Converting to a buffer would I think force realization, so we'd want to delay that until the end of the test, which means we'd actually have to re-run the test... and at that point we might as well do the buffer construction only for failing examples which we pass off to the shrinker or replay of the minimal failure. If we currently realize earlier, we can probably make some changes to defer that; at worst waiting for some more work on the original issue.

@Zac-HD
Copy link
Member Author

Zac-HD commented Dec 11, 2023

@tybug - I've now exceeded my timebox for this, and won't be able to come back to it until mid-January at earliest. If you want to use it as a starting point, you'd be welcome to take it over 🙂

@tybug
Copy link
Member

tybug commented Dec 11, 2023

@Zac-HD roger, thanks! I'll likely end up working on this after the datatree ir migration. (which is slower than I'd hoped, but I am chugging along.)

@Zac-HD
Copy link
Member Author

Zac-HD commented Dec 11, 2023

Makes sense! Good chance this one will be easier once the datatree has native IR support too, I got a bit bogged down in adding special cases where an alternative backend means we have to ignore the usual semantics of an empty buffer.

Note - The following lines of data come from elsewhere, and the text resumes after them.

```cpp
template <typename T, int DK , bool NT, int MODE, bool SWA = false >
__global__ __launch_bounds__(MODE != DEC_SPLIT ? 512 : 64) void decode_mfma_kernel(DecodeArgs a, int G) {
  constexpr bool FUSED = MODE != DEC_SPLIT;
  constexpr bool PAIRED = MODE == DEC_PAIRED;
  static_assert(!(SWA && PAIRED), "the paired form takes no window");
  constexpr int D = DK * 32, ND = D / 16;
  constexpr int ROWB = D * 2;
  constexpr int NP = D / 16;
  constexpr int RPB = 8 / NP;
  constexpr int NS = DK == 2 ? 2 : 1;
  constexpr int STEP = DECM_TILE * NS;
  typedef typename pack8<T>::vec V8;
  typedef dec_mma<T> MM;
  const int lane = threadIdx.x & 63;
  const int tl = lane & 15, g4 = lane >> 4;
  const int wave_id = FUSED ? __builtin_amdgcn_readfirstlane(static_cast<int>(threadIdx.x >> 6)) : 0;
  int chunk = FUSED ? static_cast<int>(blockIdx.x) * static_cast<int>(blockDim.x >> 6) + wave_id : static_cast<int>(blockIdx.x);
  int b = blockIdx.y / a.hkv;
  const int kvh = blockIdx.y % a.hkv;

  int seq_len, chunk_tokens;
  DecodeWin win;
  int pb[2] = {0, -1}, plen[2] = {0, 0}, pchunk[2] = {DEC_TILE, DEC_TILE}, n_first = 8;
  if constexpr (PAIRED) {
    const int cap = a.n_chunks * a.chunk_tokens;
    int len = -1;
    if (lane < a.batch) len = a.max_pages > 0 ? max(min(a.seq_lens[lane], cap), 0) : 0;
    int rank = lane;
    if (__ballot(lane < a.batch && len != __builtin_amdgcn_readfirstlane(len)) != 0) {
      rank = 0;
      for (int o = 0; o < a.batch; ++o) {
        const int lo = __builtin_amdgcn_readlane(len, o);
        rank += (lo > len || (lo == len && o < lane)) ? 1 : 0;
      }
    }
    const int p = b;
    const unsigned long long first = __ballot(lane < a.batch && rank == p);
    const unsigned long long second = __ballot(lane < a.batch && rank == a.batch - 1 - p && a.batch - 1 - p > p);
    pb[0] = __builtin_ctzll(first);
    plen[0] = __builtin_amdgcn_readlane(len, pb[0]);
    if (second) {
      pb[1] = __builtin_ctzll(second);
      plen[1] = __builtin_amdgcn_readlane(len, pb[1]);
    }
    const int sum = plen[0] + plen[1];
    n_first = plen[1] <= 0 ? 8 : min(max((8 * plen[0] + sum / 2) / sum, 1), 7);
#pragma unroll
    for (int u = 0; u < 2; ++u) {
      const int n_u = u ? 8 - n_first : n_first;
      int c = n_u > 0 ? (plen[u] + n_u - 1) / n_u : DEC_TILE;
      c = max(c, 128);
      pchunk[u] = ((c + DEC_TILE - 1) / DEC_TILE) * DEC_TILE;
    }
    const int u = wave_id < n_first ? 0 : 1;
    b = pb[u];
    chunk = u ? wave_id - n_first : wave_id;
    seq_len = b >= 0 ? plen[u] : 0;
    chunk_tokens = pchunk[u];
    if (b < 0) b = pb[0];
  } else {
    if constexpr (SWA) seq_len = a.max_pages > 0 ? decode_swa_row(a, b, win) : 0;
    else seq_len = a.max_pages > 0 ? decode_seq_len(a, b) : 0;
    chunk_tokens = decode_seq_chunk(a, seq_len);
  }
  const int tok_begin = chunk * chunk_tokens;
  const bool has_work = seq_len > 0 && tok_begin < seq_len;
  if (!FUSED && !has_work) return;
  const int tok_end = has_work ? min(seq_len, tok_begin + chunk_tokens) : tok_begin + 1;

  const int hq_l = min(tl, G - 1);
  constexpr int NL = D / 64;
  typename MM::frag8 qf[NL][2];

  f32x4 o[ND];
#pragma unroll
  for (int dt = 0; dt < ND; ++dt) o[dt] = f32x4{0.f, 0.f, 0.f, 0.f};
  float m = -INFINITY, l = 0.f;

  const int32_t* table = a.tables + static_cast<int64_t>(b) * a.table_stride;
  int p1 = (tok_end + a.page - 1) / a.page;
  int first_neg = 0x7fffffff;
  if (p1 > a.max_pages) { first_neg = a.max_pages; p1 = a.max_pages; }
  constexpr int SCAN = 4;
  int scan_v[SCAN];
  auto scan_issue = [&](int base) {
#pragma unroll
    for (int u = 0; u < SCAN; ++u) {
      scan_v[u] = table[min(base + u * 64 + lane, p1 - 1)];
    }
  };
  auto scan_reduce = [&](int base) {
#pragma unroll
    for (int u = 0; u < SCAN; ++u) {
      const unsigned long long neg = __ballot(scan_v[u] < 0 && base + u * 64 + lane < p1);
      if (neg && first_neg == 0x7fffffff) first_neg = base + u * 64 + __builtin_ctzll(neg);
    }
  };

  constexpr int CPR = D / 8;
  constexpr int RPI = 64 / CPR;
  constexpr int NV = 16 / RPI;
  const int kt8 = lane & 7, kc8 = lane >> 3;
  const int vr = lane / CPR, vc = lane % CPR;
  const T* kbase = static_cast<const T*>(a.kc) + (kvh >> a.hshift) * a.c_head + kc8 * 8;
  const T* vbase = static_cast<const T*>(a.vc) + (kvh >> a.hshift) * a.c_head + vc * 8;
  const int last_tile = ((tok_end - 1) / DECM_TILE) * DECM_TILE;
  const int last_page = a.max_pages - 1;

  constexpr int IDW = 60;
  static_assert(IDW % (3 * NS) == 0 && IDW + 2 * NS <= 64, "windows change between rounds; a round's requests stay inside one");
  auto id_window = [&](int s_base) -> int {
    int tu = min(tok_begin + DECM_TILE * (s_base + lane), last_tile);
    if constexpr (SWA) tu = decode_swa_real(win, tu);
    return table[min(tu >> a.page_shift, last_page)];
  };
  {
    const int h = decode_head(a, kvh, hq_l, G);
    const T* qp = static_cast<const T*>(a.q) + (static_cast<int64_t>(b) * a.hq + h) * a.dim;
#pragma unroll
    for (int L = 0; L < NL; ++L)
#pragma unroll
      for (int p = 0; p < 2; ++p) qf[L][p] = *reinterpret_cast<const typename MM::frag8*>(qp + (8 * L + 2 * g4 + p) * 8);
  }
  int idw = 0, idn = 0, id_base = 0;
  if (has_work) {
    idw = id_window(0);
    idn = id_window(IDW);
    if constexpr (!SWA) scan_issue(0);
  }
  struct Tile { V8 k[NS][2][NL]; V8 v[NS][NV]; int lp[NS]; };
  auto ld = [&](const T* p) -> V8 {
    if constexpr (NT) return __builtin_nontemporal_load(reinterpret_cast<const V8*>(p));
    else return *reinterpret_cast<const V8*>(p);
  };
  auto load_tile = [&](Tile& t, int t0) {
    const int s0 = __builtin_amdgcn_readfirstlane((t0 - tok_begin) / DECM_TILE) - id_base;
#pragma unroll
    for (int ss = 0; ss < NS; ++ss) {
      int tu = min(t0 + DECM_TILE * ss, last_tile);
      if constexpr (SWA) tu = decode_swa_real(win, tu);
      const int lp = tu >> a.page_shift;
      t.lp[ss] = lp;
      const int phys = max(__builtin_amdgcn_readlane(idw, s0 + ss), 0);
      const int64_t pg = static_cast<int64_t>(phys) * a.c_blk + static_cast<int64_t>(tu - (lp << a.page_shift)) * a.c_tok;
#pragma unroll
      for (int j = 0; j < 2; ++j)
#pragma unroll
        for (int L = 0; L < NL; ++L) t.k[ss][j][L] = ld(kbase + pg + static_cast<int64_t>(8 * j + kt8) * a.c_tok + L * 64);
#pragma unroll
      for (int u = 0; u < NV; ++u) t.v[ss][u] = ld(vbase + pg + static_cast<int64_t>(RPI * u + vr) * a.c_tok);
    }
  };

  extern __shared__ float s_part[];
  const int n_waves = FUSED ? static_cast<int>(blockDim.x >> 6) : 1;
  char* const v_img = reinterpret_cast<char*>(s_part + (FUSED ? n_waves * G * (D + 2) : 0)) + wave_id * (NS * 16 * ROWB);
  const unsigned v_u32 = static_cast<unsigned>(reinterpret_cast<size_t>(v_img));
  unsigned w_off[NV];
#pragma unroll
  for (int u = 0; u < NV; ++u) {
    const int row = RPI * u + vr;
    const int fw = (row / RPB) & (NP - 1);
    w_off[u] = row * ROWB + (((vc >> 1) ^ fw) << 5) + (vc & 1) * 16;
  }
  const int rrow = 4 * g4 + (tl >> 2);
  const int fr = (rrow / RPB) & (NP - 1);
  const unsigned r_base = v_u32 + rrow * ROWB + (tl & 3) * 8;

  auto process = [&](Tile& t, int t0) {
#pragma unroll
    for (int ss = 0; ss < NS; ++ss)
      if (t.lp[ss] >= first_neg) {
        V8 z = {};
#pragma unroll
        for (int j = 0; j < 2; ++j)
#pragma unroll
          for (int L = 0; L < NL; ++L) t.k[ss][j][L] = z;
#pragma unroll
        for (int u = 0; u < NV; ++u) t.v[ss][u] = z;
      }
    const bool full = t0 + STEP <= tok_end;
    int rt[NS];
    bool edge[NS], any_edge = false;
#pragma unroll
    for (int ss = 0; ss < NS; ++ss) {
      rt[ss] = t0 + DECM_TILE * ss;
      edge[ss] = false;
      if constexpr (SWA) {
        rt[ss] = decode_swa_real(win, rt[ss]);
        edge[ss] = decode_swa_edge(win, rt[ss]);
        any_edge = any_edge || edge[ss];
      }
    }
    float x[NS][4];
#pragma unroll
    for (int ss = 0; ss < NS; ++ss) {
      f32x4 c[2][2];
#pragma unroll
      for (int j = 0; j < 2; ++j)
#pragma unroll
        for (int p = 0; p < 2; ++p) {
          c[j][p] = f32x4{0.f, 0.f, 0.f, 0.f};
#pragma unroll
          for (int L = 0; L < NL; ++L) c[j][p] = MM::qk(__builtin_bit_cast(typename MM::frag8, t.k[ss][j][L]), qf[L][p], c[j][p]);
        }
#pragma unroll
      for (int u = 0; u < NV; ++u) {
        const bool vrow_ok = full || (t0 + DECM_TILE * ss + RPI * u + vr) < tok_end;
        V8 z = {};
        *reinterpret_cast<V8*>(v_img + ss * (16 * ROWB) + w_off[u]) = vrow_ok ? t.v[ss][u] : z;
      }
#pragma unroll
      for (int i = 0; i < 4; ++i) {
        const float xa = c[0][1][i], ya = c[1][0][i];
        const auto sw = __builtin_amdgcn_permlane32_swap(__builtin_bit_cast(unsigned, xa), __builtin_bit_cast(unsigned, ya), false, false);
        const float own = lane < 32 ? c[0][0][i] : c[1][1][i];
        const float oth = __builtin_bit_cast(float, lane < 32 ? sw[1] : sw[0]);
        x[ss][i] = (own + oth) * a.scale_log2;
      }
    }
    if (!full || any_edge) {
#pragma unroll
      for (int ss = 0; ss < NS; ++ss)
#pragma unroll
        for (int i = 0; i < 4; ++i) {
          bool ok = t0 + DECM_TILE * ss + 4 * g4 + i < tok_end;
          if constexpr (SWA) ok = ok && (!edge[ss] || decode_swa_vis(win, rt[ss] + 4 * g4 + i));
          if (!ok) x[ss][i] = -INFINITY;
        }
    }
    float mx = fmaxf(fmaxf(x[0][0], x[0][1]), fmaxf(x[0][2], x[0][3]));
#pragma unroll
    for (int ss = 1; ss < NS; ++ss) mx = fmaxf(mx, fmaxf(fmaxf(x[ss][0], x[ss][1]), fmaxf(x[ss][2], x[ss][3])));
    mx = xor_max_16_32(mx);
    float ref = m;
    if (mx - m > 8.0f) ref = mx;
    if (!__all(ref == m)) {
      const float alpha = m == ref ? 1.f : fast_exp2(m - ref);
      l *= alpha;
#pragma unroll
      for (int dt = 0; dt < ND; ++dt) o[dt] *= alpha;
      m = ref;
    }
    const float ms = m == -INFINITY ? 0.f : m;
    typename MM::frag4 pf[NS];
#pragma unroll
    for (int ss = 0; ss < NS; ++ss) {
      float p[4];
#pragma unroll
      for (int i = 0; i < 4; ++i) p[i] = fast_exp2(x[ss][i] - ms);
      l += (p[0] + p[1]) + (p[2] + p[3]);
      pf[ss] = MM::pack(p[0], p[1], p[2], p[3]);
    }
#pragma unroll
    for (int dt = 0; dt < ND; ++dt)
#pragma unroll
      for (int ss = 0; ss < NS; ++ss) {
        const s16x4 vt = __builtin_amdgcn_ds_read_tr16_b64_v4i16(
            reinterpret_cast<__attribute__((address_space(3))) s16x4*>(static_cast<uintptr_t>(r_base + ss * (16 * ROWB) + ((dt ^ fr) << 5))));
        o[dt] = MM::pv(MM::from_lds(vt), pf[ss], o[dt]);
      }
  };

  Tile ta, tb, tc;
  if (has_work) {
    auto scan_rest = [&]() {
      if constexpr (!SWA) {
        scan_reduce(0);
        for (int base = 64 * SCAN; base < p1 && first_neg == 0x7fffffff; base += 64 * SCAN) {
          scan_issue(base);
          scan_reduce(base);
        }
      }
    };
    int t0 = tok_begin;
    load_tile(ta, tok_begin);
    if (tok_begin + 4 * STEP < tok_end) {
      load_tile(tb, tok_begin + STEP);
      scan_rest();
      for (;;) {
        const int t_win = tok_begin + DECM_TILE * (id_base + IDW);
        do {
          load_tile(tc, t0 + 2 * STEP);
          process(ta, t0);
          load_tile(ta, t0 + 3 * STEP);
          process(tb, t0 + STEP);
          load_tile(tb, t0 + 4 * STEP);
          process(tc, t0 + 2 * STEP);
          t0 += 3 * STEP;
        } while (t0 + 4 * STEP < tok_end && t0 < t_win);
        if (t0 < t_win) break;
        asm volatile("v_mov_b32 %0, %1" : "=v"(idw) : "v"(idn));
        id_base += IDW;
        idn = id_window(id_base + IDW);
        if (t0 + 4 * STEP >= tok_end) break;
      }
    } else {
      if (tok_begin + STEP < tok_end) load_tile(tb, tok_begin + STEP);
      scan_rest();
    }
    if (t0 + 2 * STEP < tok_end) load_tile(tc, t0 + 2 * STEP);
    process(ta, t0);
    if (t0 + STEP < tok_end) {
      if (t0 + 3 * STEP < tok_end) load_tile(ta, t0 + 3 * STEP);
      process(tb, t0 + STEP);
      if (t0 + 2 * STEP < tok_end) {
        process(tc, t0 + 2 * STEP);
        if (t0 + 3 * STEP < tok_end) process(ta, t0 + 3 * STEP);
      }
    }
  }

  l = xor_sum_16_32(l);
  const bool head_ok = tl < G;
  if constexpr (FUSED) {
    const int stride = D + 2;
    if (head_ok) {
      float* dst = s_part + (wave_id * G + tl) * stride;
#pragma unroll
      for (int dt = 0; dt < ND; ++dt) *reinterpret_cast<f32x4*>(dst + dt * 16 + 4 * g4) = o[dt];
      if (g4 == 0) { dst[D] = m; dst[D + 1] = l; }
    }
    __syncthreads();
    const int per_head = D / 4;
    typedef typename vec_of<T, 4>::type V4;
    constexpr int UNITS = PAIRED ? 2 : 1;
    for (int item = threadIdx.x; item < UNITS * G * per_head; item += blockDim.x) {
      const int u = item / (G * per_head);
      const int rest = item - u * (G * per_head);
      const int g = rest / per_head, d0 = (rest - g * per_head) * 4;
      int ub, ulen, uchunk, slot0, uwaves;
      if constexpr (PAIRED) {
        ub = pb[u]; ulen = plen[u]; uchunk = pchunk[u];
        slot0 = u ? n_first : 0;
        uwaves = u ? 8 - n_first : n_first;
        if (ub < 0) continue;
      } else {
        ub = b; ulen = seq_len; uchunk = chunk_tokens; slot0 = 0; uwaves = static_cast<int>(blockDim.x >> 6);
      }
      int n_chunks_seq = ulen <= 0 ? 0 : min((ulen + uchunk - 1) / uchunk, uwaves);
      bool partial = false;
      if constexpr (!PAIRED) {
        if (a.fuse_group > 0) {
          const int total = ulen <= 0 ? 0 : (ulen + uchunk - 1) / uchunk;
          partial = total > uwaves;
          n_chunks_seq = min(max(total - static_cast<int>(blockIdx.x) * uwaves, 0), uwaves);
          if (blockIdx.x > 0 && n_chunks_seq == 0) continue;
        }
      }
      if (n_chunks_seq == 0 && a.leave_empty) continue;
      const int h = decode_head(a, kvh, g, G);
      float mx = -INFINITY;
      for (int c = 0; c < n_chunks_seq; ++c) mx = fmaxf(mx, s_part[((slot0 + c) * G + g) * stride + D]);
      f32x4 num = {0.f, 0.f, 0.f, 0.f};
      float den = 0.f;
      for (int c = 0; c < n_chunks_seq; ++c) {
        const float* src = s_part + ((slot0 + c) * G + g) * stride;
        const float w = exp2f(src[D] - mx);
        den = fmaf(w, src[D + 1], den);
        num += f32x4{src[d0], src[d0 + 1], src[d0 + 2], src[d0 + 3]} * w;
      }
      if (partial) {
        const int64_t slot = (static_cast<int64_t>(blockIdx.y) * a.n_chunks + blockIdx.x) * G + g;
        *reinterpret_cast<f32x4*>(a.ws_acc + slot * D + d0) = num;
        if (d0 == 0) { a.ws_ml[slot * 2 + 0] = mx; a.ws_ml[slot * 2 + 1] = den; }
        continue;
      }
      const float inv = n_chunks_seq > 0 ? 1.0f / den : 0.f;
      V4 ov;
#pragma unroll
      for (int e = 0; e < 4; ++e) ov[e] = static_cast<T>(num[e] * inv);
      *reinterpret_cast<V4*>(static_cast<T*>(a.out) + (static_cast<int64_t>(ub) * a.hq + h) * D + d0) = ov;
    }
    return;
  }
  if (!head_ok) return;
  const int n_chunks_seq = (seq_len + chunk_tokens - 1) / chunk_tokens;
  if (n_chunks_seq == 1) {
    const int h = decode_head(a, kvh, tl, G);
    const float inv = 1.0f / l;
    typedef typename vec_of<T, 4>::type V4;
    T* dst = static_cast<T*>(a.out) + (static_cast<int64_t>(b) * a.hq + h) * D + 4 * g4;
#pragma unroll
    for (int dt = 0; dt < ND; ++dt) {
      V4 ov;
#pragma unroll
      for (int e = 0; e < 4; ++e) ov[e] = static_cast<T>(o[dt][e] * inv);
      *reinterpret_cast<V4*>(dst + dt * 16) = ov;
    }
    return;
  }
  const int64_t slot = (static_cast<int64_t>(blockIdx.y) * a.n_chunks + chunk) * G + tl;
  float* dst = a.ws_acc + slot * D + 4 * g4;
#pragma unroll
  for (int dt = 0; dt < ND; ++dt) *reinterpret_cast<f32x4*>(dst + dt * 16) = o[dt];
  if (g4 == 0) {
    a.ws_ml[slot * 2 + 0] = m;
    a.ws_ml[slot * 2 + 1] = l;
  }
}

}
```
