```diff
+extern "C" int frirl_hip_code3_pack(const frirl_hip_tables *t, const frirl_hip_rulebases *b, const frirl_hip_code3_plan *plan, uint16_t *lo,
+                                    uint8_t *hi, uint32_t *bad, void *stream)
+{
+    using namespace frirl_host;
+    int rc = check_rulebases(t, b);
+    if (rc) return rc;
+    if (!b->uidx || !lo || !hi) { set_error("frirl_hip_code3_pack: NULL uidx/lo/hi"); return FRIRL_HIP_EINVAL; }
+    if (!code3_shape(t)) { set_error("frirl_hip_code3_pack: nant=%d U=%d is not served by the 3-byte codes", t->nant, t->U); return FRIRL_HIP_EINVAL; }
+    if ((rc = code3_plan_checked("frirl_hip_code3_pack", t, plan))) return rc;
+    if ((reinterpret_cast<uintptr_t>(lo) & 3) || (reinterpret_cast<uintptr_t>(hi) & 1)) { set_error("frirl_hip_code3_pack: lo must be 4-byte, hi 2-byte aligned"); return FRIRL_HIP_EINVAL; }
+    if ((rc = check_device())) return rc;
+    const long total = (long)b->E * b->maxR;
+    long grid = (total + FRIRL_BLOCK - 1) / FRIRL_BLOCK;
+    if (grid > (long)frirl::device_cus() * 32) grid = (long)frirl::device_cus() * 32;
+    const frirl::Code3Dec dec = frirl::code3_dec_of(*plan);
+    frirl::Code3Rank rk;
+    for (int k = 0; k < frirl::C3_MAX_NANT; k++) {
+        rk.used[k] = 0;
+        for (int j = 0; j < 64; j++) rk.rank_of[k][j] = plan->rank_of[k][j];
+        for (uint32_t j = 0; j < plan->n[k]; j++) rk.used[k] |= 1ull << plan->index_of[k][j];
+    }
+    switch (t->nant) {
+#define FRIRL_CASE(N) case N: hipLaunchKernelGGL(frirl::code3_pack_kernel<N>, dim3((unsigned)grid), dim3(FRIRL_BLOCK), 0, as_stream(stream), b->uidx, b->maxR, total, dec, rk, lo, hi, bad); break;
+        FRIRL_CASE(1) FRIRL_CASE(2) FRIRL_CASE(3) FRIRL_CASE(4) FRIRL_CASE(5)
+#undef FRIRL_CASE
+    }
+    return check_launch("frirl_hip_code3_pack");
+}
+
+extern "C" int five_hip_rule_distance_code3_ws(const frirl_hip_tables *t, const frirl_hip_rulebases *b, const frirl_hip_code3_plan *plan,
+                                               const uint16_t *lo, const uint8_t *hi, const uint32_t *pidx, const double *x, double *ruledists,
+                                               uint32_t *hit, void *workspace, size_t workspace_bytes, void *stream)
+{
+    using namespace frirl_host;
+    int rc = check_rulebases(t, b);
+    if (rc) return rc;
+    const Options &o = opts();
+    if (!code3_shape(t) || !plan || !plan->fits || o.rd_code3 == 0 || !o.rd_prepass || !o.rd_sqdiff || !o.rd_packed || o.no_uidx || o.rd_persist == 1)
+        return five_hip_rule_distance_packed_ws(t, b, pidx, x, ruledists, hit, workspace, workspace_bytes, stream);
+    const size_t need = frirl::packed_ws_bytes(t->nant, t->U, b->E);
+    if (!workspace || workspace_bytes < need) {
+        set_error("five_hip_rule_distance_code3_ws: workspace of %zu B at %p, nant=%d U=%d E=%d needs %zu B "
+                  "(five_hip_rule_distance_packed_workspace_bytes)", workspace_bytes, workspace, t->nant, t->U, b->E, need);
+        return FRIRL_HIP_EINVAL;
+    }
+    if (reinterpret_cast<uintptr_t>(workspace) & 15) { set_error("five_hip_rule_distance_code3_ws: workspace must be 16-byte aligned"); return FRIRL_HIP_EINVAL; }
+    if ((rc = code3_plan_checked("five_hip_rule_distance_code3_ws", t, plan))) return rc;
+    if (!lo || !hi || !x || !hit) { set_error("five_hip_rule_distance_code3_ws: NULL lo/hi/x/hit"); return FRIRL_HIP_EINVAL; }
+    if ((reinterpret_cast<uintptr_t>(lo) & 3) || (reinterpret_cast<uintptr_t>(hi) & 1)) { set_error("five_hip_rule_distance_code3_ws: lo must be 4-byte, hi 2-byte aligned"); return FRIRL_HIP_EINVAL; }
+    if (ruledists && (reinterpret_cast<uintptr_t>(ruledists) & 15)) { set_error("five_hip_rule_distance_code3_ws: ruledists must be 16-byte aligned"); return FRIRL_HIP_EINVAL; }
+    if ((rc = check_device())) return rc;
+    hipStream_t s = as_stream(stream);
+    switch (t->nant) {
+#define FRIRL_CASE(N) case N: return frirl::launch_code3<N>(t, b, plan, lo, hi, x, ruledists, hit, workspace, s);
+        FRIRL_CASE(1) FRIRL_CASE(2) FRIRL_CASE(3) FRIRL_CASE(4) FRIRL_CASE(5)
+#undef FRIRL_CASE
+    }
+    set_error("five_hip_rule_distance_code3_ws: unsupported nant=%d", t->nant);
+    return FRIRL_HIP_EINVAL;
+}
diff --git a/fri-reinforcementlearning-c_amd/csrc/runtime.hip b/fri-reinforcementlearning-c_amd/csrc/runtime.hip
--- a/fri-reinforcementlearning-c_amd/csrc/runtime.hip
+++ b/fri-reinforcementlearning-c_amd/csrc/runtime.hip
@@ -33,6 +33,7 @@
     {"rd_sqdiff", "FRIRL_HIP_RD_SQDIFF", &Options::rd_sqdiff, 1},
     {"rd_qpass", "FRIRL_HIP_RD_QPASS", &Options::rd_qpass, 0},
     {"rd_prepass", "FRIRL_HIP_RD_PREPASS", &Options::rd_prepass, 1},
+    {"rd_code3", "FRIRL_HIP_RD_CODE3", &Options::rd_code3, -1},
     {"step_wave", "FRIRL_HIP_STEP_WAVE", &Options::step_wave, -1},
     {"step_track", "FRIRL_HIP_STEP_TRACK", &Options::step_track, -1},
     {"lanes_slices", "FRIRL_HIP_LANES_SLICES", &Options::lanes_slices, 0},
diff --git a/include/frirl_hip.h b/include/frirl_hip.h
--- a/include/frirl_hip.h
+++ b/include/frirl_hip.h
@@ -64,6 +64,25 @@
 size_t five_hip_rule_distance_packed_workspace_bytes(int32_t nant, int32_t U, int32_t E);
 int five_hip_rule_distance_packed_ws(const frirl_hip_tables *t, const frirl_hip_rulebases *b, const uint32_t *pidx, const double *x,
                                      double *ruledists, uint32_t *hit, void *workspace, size_t workspace_bytes, void *stream);
+#define FRIRL_HIP_CODE3_MAX_NANT 5
+typedef struct frirl_hip_code3_plan {
+    int32_t nant;
+    int32_t fits;
+    uint32_t tree;
+    uint32_t n[FRIRL_HIP_CODE3_MAX_NANT];
+    uint32_t prod[FRIRL_HIP_CODE3_MAX_NANT + 1];
+    uint32_t big_d[2], big_m[2], big_t[2], pair_m[2];
+    uint8_t rank_of[FRIRL_HIP_CODE3_MAX_NANT][64];
+    uint8_t index_of[FRIRL_HIP_CODE3_MAX_NANT][64];
+} frirl_hip_code3_plan;
+int frirl_hip_code3_masks(const frirl_hip_tables *t, const frirl_hip_rulebases *b, uint64_t *masks, void *stream);
+int frirl_hip_code3_plan_build(int32_t nant, const uint64_t *masks, frirl_hip_code3_plan *plan);
+int64_t frirl_hip_code3_decode_check(const frirl_hip_code3_plan *plan, uint32_t first, uint32_t count);
+int frirl_hip_code3_pack(const frirl_hip_tables *t, const frirl_hip_rulebases *b, const frirl_hip_code3_plan *plan, uint16_t *lo,
+                         uint8_t *hi, uint32_t *bad, void *stream);
+int five_hip_rule_distance_code3_ws(const frirl_hip_tables *t, const frirl_hip_rulebases *b, const frirl_hip_code3_plan *plan,
+                                    const uint16_t *lo, const uint8_t *hi, const uint32_t *pidx, const double *x, double *ruledists,
+                                    uint32_t *hit, void *workspace, size_t workspace_bytes, void *stream);
 int five_hip_sqrt_unscaled_check(const double *a, double *fast, double *ref, int64_t n, void *stream);
 int five_hip_rule_distance_sq_guard(const frirl_hip_tables *t, int32_t E, const double *x, int32_t *ok, void *stream);
 
```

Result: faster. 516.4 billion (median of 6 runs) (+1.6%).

@tybug tybug mentioned this pull request Jan 22, 2024
5 tasks
@tybug
Copy link
Member

tybug commented Feb 16, 2024

I'm taking a look at getting this working. I've got a branch with full shrinking + database playback support for PrngProvider (but not crosshair; see below): https://github.com/HypothesisWorks/hypothesis/compare/master...tybug:hypothesis:provider-plugins-2?expand=1.

I took a different approach from this branch, where primitives are forced to their buffer representation immediately when drawn. I tried forcing them only at the end in freeze, but I think there are places when the engine wants to access the buffer before a ConjectureData concludes, so I didn't get very far with that.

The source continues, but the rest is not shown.